595 P.2d at 649 (footnotes omitted).

[3] At the time of this trial the exclusion of witnesses rule was set out in Alaska R.Civ.P. 43(g)(3), which read:

(3) Exclusion of Witnesses From Courtroom. At the request of any party, the court may exclude from the courtroom any witness of the adverse party not at the time under examination, so that he may not hear the testimony of other witnesses.

This rule was made applicable to criminal trials through former Criminal Rule 26(a). See AS 09.20.180. The exclusion of witnesses rule is currently Evidence Rule 615.

[4] 562 P.2d 697 (Alaska 1977), aff'd on rehearing 576 P.2d 982 (Alaska 1978). See Pascoe v. State, 628 P.2d 547, at 550 (Alaska 1980).

[5] Schroff was originally given a suspended imposition of sentence which placed him on probation for a twenty-four month period.

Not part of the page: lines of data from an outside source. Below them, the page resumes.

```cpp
__global__ __launch_bounds__(256, 1) void dsc_lean_defer_kernel(ConvArgs<_Float16> p, const float* __restrict__ dww,
                                                                 const float* __restrict__ dwb, int dw_act, int tiles_x,
                                                                 int tiles_y, int ntiles) {
  __shared__ __attribute__((aligned(16))) unsigned char smem[LeanLds<64, 64, 3, 1, 8, 8, 256, true>::BYTES];
  lean_tile<64, 64, 3, 1, 8, 8, 256, true, true>(p, dww, dwb, dw_act, xcd_remap(blockIdx.x, ntiles), tiles_x, tiles_y,
                                                 smem);
}

void lean_defer_tile(const ConvArgs<_Float16>& a, const float* dww, const float* dwb, int dw_act, hipStream_t s) {
  const int tiles_x = (int)cdiv(a.Wo, 8), tiles_y = (int)cdiv(a.Ho, 8);
  const int ntiles = a.N * tiles_y * tiles_x;
  dsc_lean_defer_kernel<<<(unsigned)ntiles, 256, 0, s>>>(a, dww, dwb, dw_act, tiles_x, tiles_y, ntiles);
}

__global__ void ds_zero_counts_masks_kernel(int* c, int n, unsigned char* m, int nm) {
  for (int i = threadIdx.x; i < n; i += blockDim.x) c[i] = 0;
  for (int i = threadIdx.x; i < nm; i += blockDim.x) m[i] = 0;
}

void ds_zero_counts_masks(int* counts, int n, unsigned char* masks, int nbytes, hipStream_t s) {
  ds_zero_counts_masks_kernel<<<1, 256, 0, s>>>(counts, n, masks, nbytes);
}

template <int CIN>
static int box_sparse_go(const ydbl_bottleneck_desc* d, hipStream_t s) {
  using Cfg = BneckCfg<64, 64, 8, CIN>;
  const int tiles_x = (int)cdiv(d->y.w, Cfg::TW), tiles_y = (int)cdiv(d->y.h, 8);
  const int64_t nt = (int64_t)tiles_x * tiles_y * d->y.n;
  if (nt > 0x7fffffff) return fail(YDBL_EINVAL, "bottleneck: grid too large");
  const BoxSink sk{d->tile_mask, d->cand_box, d->cand_idx, d->cand_count, d->cand_cap, d->anchor0, d->nc,
                   d->multi_label, d->level_stride};
  bneck_sparse_kernel<64, 64, 8, false, true, CIN><<<(unsigned)nt, 256, 0, s>>>(
      dview<const _Float16>(d->x), dview<_Float16>(d->y), reinterpret_cast<const unsigned char*>(d->params), tiles_x,
      tiles_y, (int)nt, sk);
  return check_launch("ydbl_bottleneck_nhwc");
}

int box_sparse_launch(const ydbl_bottleneck_desc* d, hipStream_t s) {
  return d->x.c == 128 ? box_sparse_go<128>(d, s) : box_sparse_go<64>(d, s);
}

}
```

### yolo-dbl_amd/ydbl/runtime.py

```python

from __future__ import annotations

import ctypes as C
import operator
import os
import time
from dataclasses import dataclass, field

import torch

from . import _lib
from ._lib import View, lib


SWITCHES = ("YDBL_DS2_OFF", "YDBL_DS_LEAN", "YDBL_HG_UNFUSED", "YDBL_HALO_NB", "YDBL_HALO_SMALL", "YDBL_VW", "YDBL_WSK_HALF",
            "YDBL_LSK_FUSE", "YDBL_NMS_FAST", "YDBL_NMS_GROUPS", "YDBL_SPLITK", "YDBL_NO_BNECK", "YDBL_NO_BOX3",
            "YDBL_NO_CLS_TAIL", "YDBL_DWPW", "YDBL_NO_PAIR3", "YDBL_NO_FUSE_PAD", "YDBL_NO_MERGE", "YDBL_NO_STEM2",
            "YDBL_EPI_GENERIC", "YDBL_NO_SPARSE_BOX", "YDBL_NO_HG_PAIR", "YDBL_DW_PAIR_OLD")


def ydbl_env() -> tuple:
    get = os.environ.get
    return tuple(get(k) for k in SWITCHES)


_STRUCT_EPOCH = [0]


def _bump_epoch(*_):
    _STRUCT_EPOCH[0] += 1


for _reg in ("register_module_parameter_registration_hook", "register_module_buffer_registration_hook",
             "register_module_module_registration_hook"):
    getattr(torch.nn.modules.module, _reg)(_bump_epoch)
_VERSION = operator.attrgetter("_version")


def weights_signature(module: torch.nn.Module) -> tuple:
    c = module.__dict__.get("_wsig_cache")
    if c is None or c[0] != _STRUCT_EPOCH[0]:
        ts = [t for t in (*module.parameters(), *module.buffers()) if t.is_floating_point()]
        c = (_STRUCT_EPOCH[0], ts, hash(tuple((id(t), t.data_ptr()) for t in ts)))
        module.__dict__["_wsig_cache"] = c
    return c[2], sum(map(_VERSION, c[1]))


def round_up(x: int, m: int) -> int:
    return (x + m - 1) // m * m


class TV:

    __slots__ = ("base", "off", "n", "h", "w", "c", "cs")

    def __init__(self, base: torch.Tensor, off: int, n: int, h: int, w: int, c: int, cs: int):
        self.base, self.off, self.n, self.h, self.w, self.c, self.cs = base, off, n, h, w, c, cs

    @property
    def dtype(self):
        return self.base.dtype

    @property
    def ptr(self) -> int:
        return self.base.data_ptr() + self.off * self.base.element_size()

    @property
    def shape(self):
        return (self.n, self.h, self.w, self.c)

    def cslice(self, c0: int, c: int) -> "TV":
        assert 0 <= c0 and c0 + c <= self.c, (c0, c, self.c)
        return TV(self.base, self.off + c0, self.n, self.h, self.w, c, self.cs)

    def with_hw(self, h: int, w: int) -> "TV":
        assert h * w == self.h * self.w
        return TV(self.base, self.off, self.n, h, w, self.c, self.cs)

    def struct(self) -> View:
        return View(self.ptr, self.n, self.h, self.w, self.c, self.cs, _lib.dtype_code(self.dtype))

    def torch(self) -> torch.Tensor:
        return torch.as_strided(
            self.base, (self.n, self.h, self.w, self.c), (self.h * self.w * self.cs, self.w * self.cs, self.cs, 1),
            self.off,
        )

    def nchw(self) -> torch.Tensor:
        return self.torch().permute(0, 3, 1, 2)


@dataclass
class Step:
    fn: object
    args: tuple
    what: str
    keep: list = field(default_factory=list)
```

Schroff's probation was revoked because of the incidents described in the case presently before the court. Schroff was sentenced to three years with two years suspended, concurrent to these assault with a dangerous weapon charges.

[6] Chaney v. State, 477 P.2d 441, 444 (Alaska 1970).

[7] ABA Standards, Sentence Alternatives and Procedures ยง 2.1 at 1 (Approved Draft, 1971). Pascoe v. State, Op.No. 2249 at 9.

[8] McClain v. State, 519 P.2d 811, 813-814 (Alaska 1974).